The Chair for East Borderland Community Housing says it is extremely isolating when a senior from the Sprague area is forced to move to a personal care home in Vita, Steinbach or beyond. Yet, that is the reality facing Sprague residents at this time.

The group has been fundraising for many years to try and drum up the necessary support and dollars to build a 20-bed facility. Elsa Laing says to this day there is no 24-hour care facility for seniors in the Rural Municipality of Piney. East Borderland was formed in 2005, though Laing says prior to then, there were other groups lobbying for this.

"The need is so great that our optimism just remains alive," says Laing.

The goal is for the community to raise about $800,000. Laing guesses a new PCH could cost nearly $10 million. To date, the group has $150,000 in the bank, plus a $400,000 commitment from the RM of Piney. Laing says they also own the land where the home would be built. She notes the financial contribution is not the highest hurdle for them to cross.

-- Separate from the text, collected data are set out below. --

## Skip MMA work for out-of-range row waves and pack bf16 split conversion

Waves whose rows fall entirely below the image bottom now run a reduced 'dead' phase. It only issues weight loads, stages the next chunk and keeps the barrier cadence, instead of running the full MMA pipeline on padding. On the last chunk the full phase still runs when the next tile's rows are in range, presumably to preserve cross-tile prefetch. Separately, the hi/lo bf16 split now uses packed two-wide conversions and recovers the hi part with bit shifts, to cut VALU instructions. The dead path must keep the same barrier count and loads as the full phase, or the kernel risks deadlock or stale data.

```diff
diff --git a/savsr_amd/csrc/conv_wy.hip b/savsr_amd/csrc/conv_wy.hip
--- a/savsr_amd/csrc/conv_wy.hip
+++ b/savsr_amd/csrc/conv_wy.hip
@@ -48,16 +48,23 @@
 #define WY_MARK(i) do { } while (0)
 #endif
 
+typedef float f32x2 __attribute__((ext_vector_type(2)));
+typedef __bf16 bf16x2 __attribute__((ext_vector_type(2)));
 __device__ __forceinline__ void wy_split_store(const f32x4& v, bf16x4* hi_dst, bf16x4* lo_dst) {
-    bf16x4 hi, lo;
-#pragma unroll
-    for (int j = 0; j < 4; ++j) {
-        const __bf16 hh = (__bf16)v[j];
-        hi[j] = hh;
-        lo[j] = (__bf16)(v[j] - (float)hh);
+    typedef unsigned u32x2 __attribute__((ext_vector_type(2)));
+    const f32x2 a[2] = {{v[0], v[1]}, {v[2], v[3]}};
+    u32x2 hi, lo;
+#pragma unroll
+    for (int p = 0; p < 2; ++p) hi[p] = __builtin_bit_cast(unsigned, __builtin_convertvector(a[p], bf16x2));
+    asm("" : "+v"(hi[0]), "+v"(hi[1]));
+#pragma unroll
+    for (int p = 0; p < 2; ++p) {
+        const f32x2 back = {__builtin_bit_cast(float, hi[p] << 16), __builtin_bit_cast(float, hi[p] & 0xffff0000u)};
+        const f32x2 rest = {a[p][0] - back[0], a[p][1] - back[1]};
+        lo[p] = __builtin_bit_cast(unsigned, __builtin_convertvector(rest, bf16x2));
     }
-    *hi_dst = hi;
-    *lo_dst = lo;
+    *hi_dst = __builtin_bit_cast(bf16x4, hi);
+    *lo_dst = __builtin_bit_cast(bf16x4, lo);
 }
 __device__ __forceinline__ void wy_f16_store(const f32x4& v, bf16x4* hi_dst) {
     f16x4 h;
@@ -418,7 +425,24 @@
                     WY_MARK(WY_KSEC(hf * 3 + 2));
                 }
             };
-            if (rows_in) phase(std::true_type{}); else phase(std::false_type{});
+            auto phase_dead = [&]() {
+#pragma unroll
+                for (int j = 0; j < 3; ++j) issue_w(j, 1);
+                stage_next();
+                asm volatile("s_waitcnt vmcnt(0)" ::: "memory");
+                __syncthreads();
+#pragma unroll
+                for (int j = 0; j < 3; ++j) issue_w(j, 0);
+                asm volatile("s_waitcnt vmcnt(0)" ::: "memory");
+                __syncthreads();
+            };
+            auto next_tile_rows_in = [&]() {
+                if (tile + (int)gridDim.x >= total) return false;
+                return decode(tile + (int)gridDim.x).y0 + 2 * wave_s < H;
+            };
+            if (rows_in) phase(std::true_type{});
+            else if (chunk + 1 == mp.nchunk && next_tile_rows_in()) phase(std::false_type{});
+            else phase_dead();
         }
 
         const float* e_bias = p.bias;
```

Result: faster. 144.2 (median of 6 runs) (+1.4%).
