+#define EM_SHRINK_THREADS 1024
+#ifndef EM_SHRINK_AT
+#define EM_SHRINK_AT 50
+#endif
+__global__ __launch_bounds__(EM_SHRINK_THREADS) void k_em_shrink(int32_t *elist, int n_list, const int32_t *__restrict__ status,
+                                                                 const int32_t *__restrict__ job_K, const int32_t *__restrict__ job_fixed,
+                                                                 int32_t *active, int n_active, const int32_t *__restrict__ u_done,
+                                                                 const int64_t *__restrict__ ujob_off, int depth, int32_t *__restrict__ out) {
+    __shared__ int s_cnt[EM_SHRINK_THREADS / 64];
+    __shared__ int s_k;
+    const int tid = threadIdx.x, lane = tid & 63, wave = tid >> 6;
+    if (tid == 0) s_k = 0;
+    int k_live = 0;
+    auto compact = [&](int32_t *list, int n, auto keep) {
+        int base = 0;
+        for (int i0 = 0; i0 < n; i0 += EM_SHRINK_THREADS) {
+            const int i = i0 + tid;
+            int32_t v = 0;
+            bool kp = false;
+            if (i < n) {
+                v = list[i];
+                kp = keep(v);
+            }
+            const unsigned long long mask = __ballot(kp);
+            if (lane == 0) s_cnt[wave] = __popcll(mask);
+            __syncthreads();
+            if (kp) list[em_shrink_pos(base, s_cnt, wave, mask, lane)] = v;
+            for (int w = 0; w < EM_SHRINK_THREADS / 64; ++w) base += s_cnt[w];
+            __syncthreads();
+        }
+        return base;
+    };
+    const int jobs = compact(elist, n_list, [&](int32_t j) {
+        const bool live = status[j] != 2;
+        if (live && job_fixed[j] == 0) k_live = max(k_live, job_K[j]);
+        return live;
+    });
+    const int utrs = compact(active, n_active, [&](int32_t u) { return (int64_t)u_done[u] * depth < ujob_off[u + 1] - ujob_off[u]; });
+    if (k_live) atomicMax(&s_k, k_live);
+    __syncthreads();
+    if (tid == 0) {
+        out[0] = jobs;
+        out[1] = utrs;
+        out[2] = s_k;
+    }
+}
 #define ESTEP_NW 1
 #ifndef ESTEP_WPS
 #define ESTEP_WPS 3
diff --git a/scape_amd/csrc/scape_hip.hip b/scape_amd/csrc/scape_hip.hip
--- a/scape_amd/csrc/scape_hip.hip
+++ b/scape_amd/csrc/scape_hip.hip
@@ -663,6 +663,7 @@
     DevBuf ia, ib, sia, sib, ws, slw, lb, ell, nlb, status, pend, rd_k, rd_lo, rd_hi, rd_m, rd_n0, rd_n1, rd_lw, rd_sv, rd_fl, V, Vsuf,
         voff, pt_score, pt_row, ptoff;
     DevBuf ujoff, ujlist, active, elist, dbg;
+    DevBuf udone, shrunk;
     int ensure(size_t nj, size_t nc, size_t kmax, size_t n_utr, size_t vtot, size_t pttot) {
         return ia.ensure(nj * kmax * 4) || ib.ensure(nj * kmax * 4) || sia.ensure(nj * kmax * 4) || sib.ensure(nj * kmax * 4) ||
                ws.ensure(nj * (kmax + 1) * 8) || slw.ensure(nj * (kmax + 1) * 8) || lb.ensure(nj * 8) || ell.ensure(nj * 8) ||
@@ -670,15 +671,16 @@
                rd_hi.ensure(nc * 4) || rd_m.ensure(nc * 4) || rd_n0.ensure(nc * 4) || rd_n1.ensure(nc * 4) ||
                rd_lw.ensure(nc * 8) || rd_sv.ensure(nc * 8) || rd_fl.ensure(nc * 8) || V.ensure(vtot * 8) || Vsuf.ensure((vtot / 16 + nc + 1) * 8) ||
                voff.ensure(nc * 8) || pt_score.ensure(pttot * 8) || pt_row.ensure(pttot * 4) || ptoff.ensure(nc * 8) ||
-               ujoff.ensure((n_utr + 1) * 8) || ujlist.ensure(nc * 4) || active.ensure(n_utr * 4) || elist.ensure(nj * 4);
-    }
-    EmState state() const {
+               ujoff.ensure((n_utr + 1) * 8) || ujlist.ensure(nc * 4) || active.ensure(n_utr * 4) || elist.ensure(nj * 4) ||
+               udone.ensure(n_utr * 4) || shrunk.ensure(4 * 4);
+    }
+    EmState state(bool count_done = false) const {
         return EmState{ia.as<int32_t>(), ib.as<int32_t>(), sia.as<int32_t>(), sib.as<int32_t>(), ws.as<double>(), slw.as<double>(),
                        lb.as<double>(), ell.as<double>(), nlb.as<int32_t>(), status.as<int32_t>(), pend.as<unsigned long long>(),
                        rd_k.as<int32_t>(),
                        rd_lo.as<int32_t>(), rd_hi.as<int32_t>(), rd_m.as<int32_t>(), rd_n0.as<int32_t>(), rd_n1.as<int32_t>(),
                        rd_lw.as<double>(), rd_sv.as<double>(), rd_fl.as<double>(), V.as<double>(), Vsuf.as<double>(), voff.as<int64_t>(),
-                       pt_score.as<double>(), pt_row.as<int32_t>(), ptoff.as<int64_t>()};
+                       pt_score.as<double>(), pt_row.as<int32_t>(), ptoff.as<int64_t>(), count_done ? udone.as<int32_t>() : nullptr};
     }
 };
 
@@ -939,6 +941,12 @@
     bool any_m = false;
 };
 
+static int em_tiles_max(const std::vector<UtrDesc> &h_desc, int B, const int32_t *utrs, int n) {
+    int tiles_max = 1;
+    for (int i = 0; i < n; ++i) tiles_max = std::max(tiles_max, (h_desc[utrs[i]].T * B + MT_ROWS - 1) / MT_ROWS);
+    return tiles_max;
+}
+
 static EmPlan em_plan(const std::vector<UtrDesc> &h_desc, int B, size_t nj, const int32_t *job_utr, const int32_t *job_fixed,
                       bool size_order, int depth) {
     EmPlan p;
@@ -963,8 +971,8 @@
     const int n_active = (int)p.active.size();
     for (int u : p.active) {
         p.max_cols_utr = std::max<int>(p.max_cols_utr, (int)(p.ujoff[u + 1] - p.ujoff[u]));
-        p.tiles_max = std::max(p.tiles_max, (h_desc[u].T * B + MT_ROWS - 1) / MT_ROWS);
-    }
+    }
+    p.tiles_max = em_tiles_max(h_desc, B, p.active.data(), n_active);
     p.voff.resize(nj * depth);
     p.ptoff.resize(nj * depth);
     for (size_t j = 0; j < nj; ++j) {
@@ -994,6 +1002,9 @@
     bool size_order, debug, fine, mstep_v2, mstep_v3;
     int split_maxtiles, wide_maxjobs;
     int depth;
+    bool shrink;
+    int shrink_at;
+    bool trace;
 };
 static EmSwitches em_switches() {
     const char *env_m = getenv("SCAPE_HIP_MSTEP"), *env_r = getenv("SCAPE_HIP_SPLIT_MAXTILES"), *env_w = getenv("SCAPE_HIP_WIDE_MAXJOBS");
@@ -1007,6 +1018,10 @@
     s.wide_maxjobs = env_w ? atoi(env_w) : 1024;
     const char *env_d = getenv("SCAPE_HIP_EM_DEPTH");
     s.depth = std::min(EM_DEPTH, std::max(1, env_d ? atoi(env_d) : EM_DEPTH));
+    const char *env_s = getenv("SCAPE_HIP_EM_SHRINK"), *env_a = getenv("SCAPE_HIP_EM_SHRINK_AT");
+    s.shrink = !(env_s && atoi(env_s) == 0);
+    s.shrink_at = std::min(100, std::max(1, env_a ? atoi(env_a) : EM_SHRINK_AT));
+    s.trace = getenv("SCAPE_HIP_ROUND_TRACE") != nullptr;
     return s;
 }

"The biggest obstacle for us is to convince the government to do it for us," she says. "We're remote and we're disadvantaged in many ways because we don't have the masses of population, but our need is there."

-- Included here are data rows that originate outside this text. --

inline bool fallback_is_shared() {
  static const bool shared = [] {
    const char* env = getenv("HIPSTORE_FALLBACK");
    return env == nullptr || strcmp(env, "batched") != 0;
  }();
  return shared;
}

class HbmPersistentChannel : public ServiceRingChannel {
 public:
  static constexpr uint32_t kIdleSpins = 500000;

  static uint32_t workers() {
    static uint32_t w = [] {
      const char* env = getenv("HIPSTORE_PERSISTENT_WORKERS");
      int v = env ? atoi(env) : 16;
      return static_cast<uint32_t>(std::min(std::max(v, 1), 64));
    }();
    return w;
  }

  HbmPersistentChannel(int device, uint8_t* base)
      : ServiceRingChannel(base), device_(device) {
    HIP_CHECK(hipSetDevice(device));
    HIP_CHECK(hipStreamCreateWithFlags(&stream_, hipStreamNonBlocking));
    alloc_rings();
    void* p_stop = nullptr;
    HIP_CHECK(hipHostMalloc(&p_stop, 4, hipHostMallocMapped));
    stop_ = static_cast<volatile uint32_t*>(p_stop);
    *stop_ = 0;
    HIP_CHECK(hipMalloc(reinterpret_cast<void**>(&claim_ctr_), 24));
    HIP_CHECK(hipMemset(claim_ctr_, 0, 24));
    HIP_CHECK(hipStreamSynchronize(nullptr));
    launch();
  }

  ~HbmPersistentChannel() override {
    g_per_queue_channels[device_].fetch_sub(1, std::memory_order_relaxed);
    __atomic_store_n(const_cast<uint32_t*>(stop_), 1u, __ATOMIC_RELEASE);
    if (!stream_drain(stream_, teardown_timeout_s())) {
      dump_engine_stats(
          "persistent-channel teardown timeout; leaking rings");
      return;
    }
    free_rings();
    (void)hipHostFree(const_cast<uint32_t*>(stop_));
    (void)hipFree(claim_ctr_);
    (void)hipStreamDestroy(stream_);
    delete_unfired();
  }

  const char* kind_name() const override { return "persistent"; }

 private:
  void on_stall() override {
    g_pers_stall_queries.fetch_add(1, std::memory_order_relaxed);
    if (hipStreamQuery(stream_) == hipSuccess) {
      g_pers_relaunches.fetch_add(1, std::memory_order_relaxed);
      launch();
    }
    debug_dump_state();
  }

  void launch() {
    g_pers_launches.fetch_add(1, std::memory_order_relaxed);
    (void)hipSetDevice(device_);
    static const bool use_memcpy = [] {
      const char* env = getenv("HIPSTORE_LAUNCH_INIT");
      return env != nullptr && strcmp(env, "memcpy") == 0;
    }();
    if (use_memcpy) {
      const unsigned long long init[3] = {completed_, completed_, 0};
      HIP_CHECK(hipMemcpyAsync(claim_ctr_, init, 24, hipMemcpyHostToDevice,
                               stream_));
    } else {
      hipLaunchKernelGGL(k_init_ctl, dim3(1), dim3(1), 0, stream_,
                         claim_ctr_, completed_, completed_, 0ull);
    }
    PersistentCtl ctl;
    ctl.sq = device_view(sq_);
    ctl.sq_tail = device_view(const_cast<unsigned long long*>(sq_tail_));
    ctl.cq = device_view(const_cast<unsigned long long*>(cq_));
    ctl.stop = device_view(const_cast<uint32_t*>(stop_));
    ctl.claim_counter = claim_ctr_;
    ctl.known_tail = claim_ctr_ + 1;
    ctl.exit_flag = reinterpret_cast<uint32_t*>(claim_ctr_ + 2);
    ctl.ring_mask = kRing - 1;
    ctl.idle_spins = kIdleSpins;
    hipLaunchKernelGGL(k_persistent_copy, dim3(workers() + 1), dim3(64), 0,
                       stream_, ctl);
    const hipError_t err = hipGetLastError();
    if (err != hipSuccess) {
      fprintf(stderr, "[hipstore] persistent service launch failed: %s\n",
              hipGetErrorString(err));
    }
    last_progress_ = std::chrono::steady_clock::now();
  }

  void debug_dump_state() {
    static const bool debug = getenv("HIPSTORE_DEBUG") != nullptr;
    if (!debug) return;
    const auto now = std::chrono::steady_clock::now();
    if (now - dbg_last_ < std::chrono::seconds(1)) return;
    dbg_last_ = now;
    if (dbg_stream_ == nullptr) {
      if (hipStreamCreateWithFlags(&dbg_stream_, hipStreamNonBlocking) !=
          hipSuccess) {
        return;
      }
    }
    unsigned long long words[3] = {0, 0, 0};
    (void)hipMemcpyAsync(words, claim_ctr_, 24, hipMemcpyDeviceToHost,
                         dbg_stream_);
    (void)hipStreamSynchronize(dbg_stream_);
    fprintf(stderr,
            "[hipstore-dbg] perq tail=%llu done=%llu sq_tail=%llu "
            "dev_claim=%llu dev_known=%llu dev_exit=%llu busy=%d\n",
            static_cast<unsigned long long>(tail_),
            static_cast<unsigned long long>(completed_), *sq_tail_,
            words[0], words[1], words[2],
            hipStreamQuery(stream_) == hipErrorNotReady);
  }

  std::chrono::steady_clock::time_point dbg_last_{};
  hipStream_t dbg_stream_ = nullptr;

  int device_;
  hipStream_t stream_ = nullptr;
  volatile uint32_t* stop_ = nullptr;
  unsigned long long* claim_ctr_ = nullptr;
};
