template <int LOOP>
__global__ __launch_bounds__(kWaves * 64) void spmm_flat_kernel(
    int m, int k, int n, int slots, int nchunks, int n_tiles, const int* __restrict__ row_indices,
    const float* __restrict__ values, int64_t values_stride, const ChunkInfo* __restrict__ cinfo,
    const int* __restrict__ gwin, const unsigned char* __restrict__ stream,
    const float* __restrict__ dense, int64_t dense_stride, float* __restrict__ out,
    int64_t out_stride, const int* __restrict__ row_ok, const int* __restrict__ row_offsets,
    const int* __restrict__ column_indices, int debug, Epilogue epi) {
  constexpr int RPW = kRPW, BM = kBM, BN = kBN, BK = kBK, VEC = 8;
  constexpr int PPR = VEC / 4;
  __shared__ float tile[2][BK * BN];

  const int lane = threadIdx.x % kWave;
  const int wave = __builtin_amdgcn_readfirstlane(threadIdx.x / kWave);

  const int bid = blockIdx.x;
  int ntile, mblock;
  int replica = blockIdx.y;
  const int xcd_cols = 1 << ((debug >> 13) & 3);
  if (xcd_cols > 1 && n_tiles == 8 && (gridDim.x / 8) % xcd_cols == 0) {
    const int xcd = bid % 8, i = bid / 8, col_groups = 8 / xcd_cols;
    ntile = (xcd % col_groups) * xcd_cols + i % xcd_cols;
    mblock = (xcd / col_groups) * ((gridDim.x / 8) / xcd_cols) + i / xcd_cols;
  } else if (n_tiles % 8 == 0) {
    const int per_xcd = n_tiles / 8;
    const int xcd = bid % 8, i = bid / 8;
    ntile = xcd * per_xcd + i % per_xcd;
    mblock = i / per_xcd;
  } else {
    const int work = xcd_local_index32();
    const int mblocks = gridDim.x / n_tiles;
    mblock = work % mblocks;
    ntile = (work / mblocks) % n_tiles;
    replica = work / (mblocks * n_tiles);
  }
  values += replica * values_stride;
  dense += replica * dense_stride;
  out += replica * out_stride;

  const int n0 = ntile * BN;
  const int slot0 = mblock * BM + wave * RPW;

  if (!block_rows_ok_wave(row_ok, mblock * BM, BM)) {
    for (int r = 0; r < RPW; ++r) {
      const int entry = dealt_index(slot0 + r, slots, kDealPer);
      if (entry >= m) continue;
      const int row = row_indices[entry];
#pragma unroll
      for (int h = 0; h < PPR; ++h) {
        if (n0 + h * 256 + lane * 4 >= n) continue;
        const int col = min(n0 + h * 256 + lane * 4, n - 4);
        const float4 acc4 = gather_row_strip(values, column_indices, row_offsets[row],
                                             row_offsets[row + 1], dense + col, n);
        *reinterpret_cast<float4*>(out + static_cast<int64_t>(row) * n + col) =
            apply_epilogue(acc4, epi, row);
      }
    }
    return;
  }

  const int group = slot0 / RPW;
  const unsigned char* my_stream =
      stream + static_cast<int64_t>(__builtin_amdgcn_readfirstlane(gwin[group])) * kWindowBytes;
  const ChunkInfo* my_info = cinfo + static_cast<int64_t>(group) * (nchunks + 1);
  const unsigned tile_lds = static_cast<unsigned>(reinterpret_cast<uintptr_t>(AS_LDS(&tile[0][0])));
  const unsigned lane_base = tile_lds + lane * 16;
  const unsigned stage_off =
      static_cast<unsigned>(min(n0 + (wave % PPR) * 256 + lane * 4, n - 4)) * 4u;
  const unsigned plan_off = (lane & 15) * 8, rows_off = 128 + (lane & 3) * 4;
  const int pitch = n * 4, kmax = k - 1, row0 = wave / PPR;
  const int lds0 = static_cast<int>(tile_lds) + (wave / PPR) * (BN * 4) + (wave % PPR) * 1024;

  v8f a0, a1, a2, a3, a4, a5, a6, a7;
  if constexpr (LOOP == 0) {
    asm volatile(
#include "spmm_flat_body_entry.inc"
        SPUTNIK_HIP_FLAT_ASM_OPERANDS);
  } else if constexpr (LOOP == 1) {
    asm volatile(
#include "spmm_flat_body_group_s.inc"
        SPUTNIK_HIP_FLAT_ASM_OPERANDS);
  } else {
    asm volatile(
#include "spmm_flat_body_group_d.inc"
        SPUTNIK_HIP_FLAT_ASM_OPERANDS);
  }

  const v8f acc[8] = {a0, a1, a2, a3, a4, a5, a6, a7};
#pragma unroll
  for (int r = 0; r < RPW; ++r) {
    const int entry = dealt_index(slot0 + r, slots, kDealPer);
    if (entry < m) {
      const int row = row_indices[entry];
#pragma unroll
      for (int h = 0; h < PPR; ++h)
        if (n0 + h * 256 + lane * 4 < n) {
          const int col = min(n0 + h * 256 + lane * 4, n - 4);
          const int f = r * VEC + 4 * h;
          *reinterpret_cast<float4*>(out + static_cast<int64_t>(row) * n + col) =
              apply_epilogue(make_float4(acc[f / 8][f % 8], acc[f / 8][f % 8 + 1],
                                         acc[f / 8][f % 8 + 2], acc[f / 8][f % 8 + 3]),
                             epi, row);
        }
    }
  }
}

struct FlatPlan {
  int slots, nchunks, n_tiles, groups;
  size_t row_ok_off, cinfo_off, gwin_off, stream_off, bytes;
};

FlatPlan make_flat_plan(int m, int k, int n, int nonzeros) {
  FlatPlan p;
  p.slots = ceil_div(m, kDealPer) * kDealPer;
  p.nchunks = ceil_div(k, kBK);
  p.n_tiles = ceil_div(n, kBN);
  p.groups = p.slots / kRPW;
  auto up = [](size_t v) { return (v + 255) / 256 * 256; };
  p.row_ok_off = 0;
  p.cinfo_off = row_ok_bytes(p.slots);
  p.gwin_off = up(p.cinfo_off + sizeof(ChunkInfo) * static_cast<size_t>(p.nchunks + 1) * p.groups);
  p.stream_off = up(p.gwin_off + sizeof(int) * static_cast<size_t>(p.groups));
  const size_t windows = static_cast<size_t>(nonzeros) / kWindow + p.groups + kTailWindows;
  p.bytes = up(p.stream_off + windows * kWindowBytes);
  return p;
}

int fill_stage_windows(int nchunks, int nonzeros, int groups) {
  const size_t tables = fill_tables_bytes(nchunks);
  if (tables + kWindowBytes > 64 * 1024) return 0;
  const int64_t room = static_cast<int64_t>((64 * 1024 - tables) / kWindowBytes);
  const int64_t want = (static_cast<int64_t>(nonzeros) / kWindow / groups) * 5 / 4 + kTailWindows + 2;
  return static_cast<int>(std::min(room, want));
}
size_t fill_lds_bytes(int nchunks, int stage_windows) {
  return fill_tables_bytes(nchunks) + static_cast<size_t>(stage_windows) * kWindowBytes;
}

Laing says with the change in government, their lobbying efforts have slowed a little but she says because of the needs in their municipality, the province needs to look at this.

"Moving to a care home is extremely isolating at best," says Laing. "But when you are pulled out of your community for such a great distance it's extremely isolating for them."

Laing says when a senior doesn't live close to friends or family, they get fewer visitors, making them feel all the more isolated.

East Borderland Community Housing is holding a book sale this week at Clearspring Centre in Steinbach. This is the 8th annual sale. Laing says their goal each year is to raise $5,000 at the sale.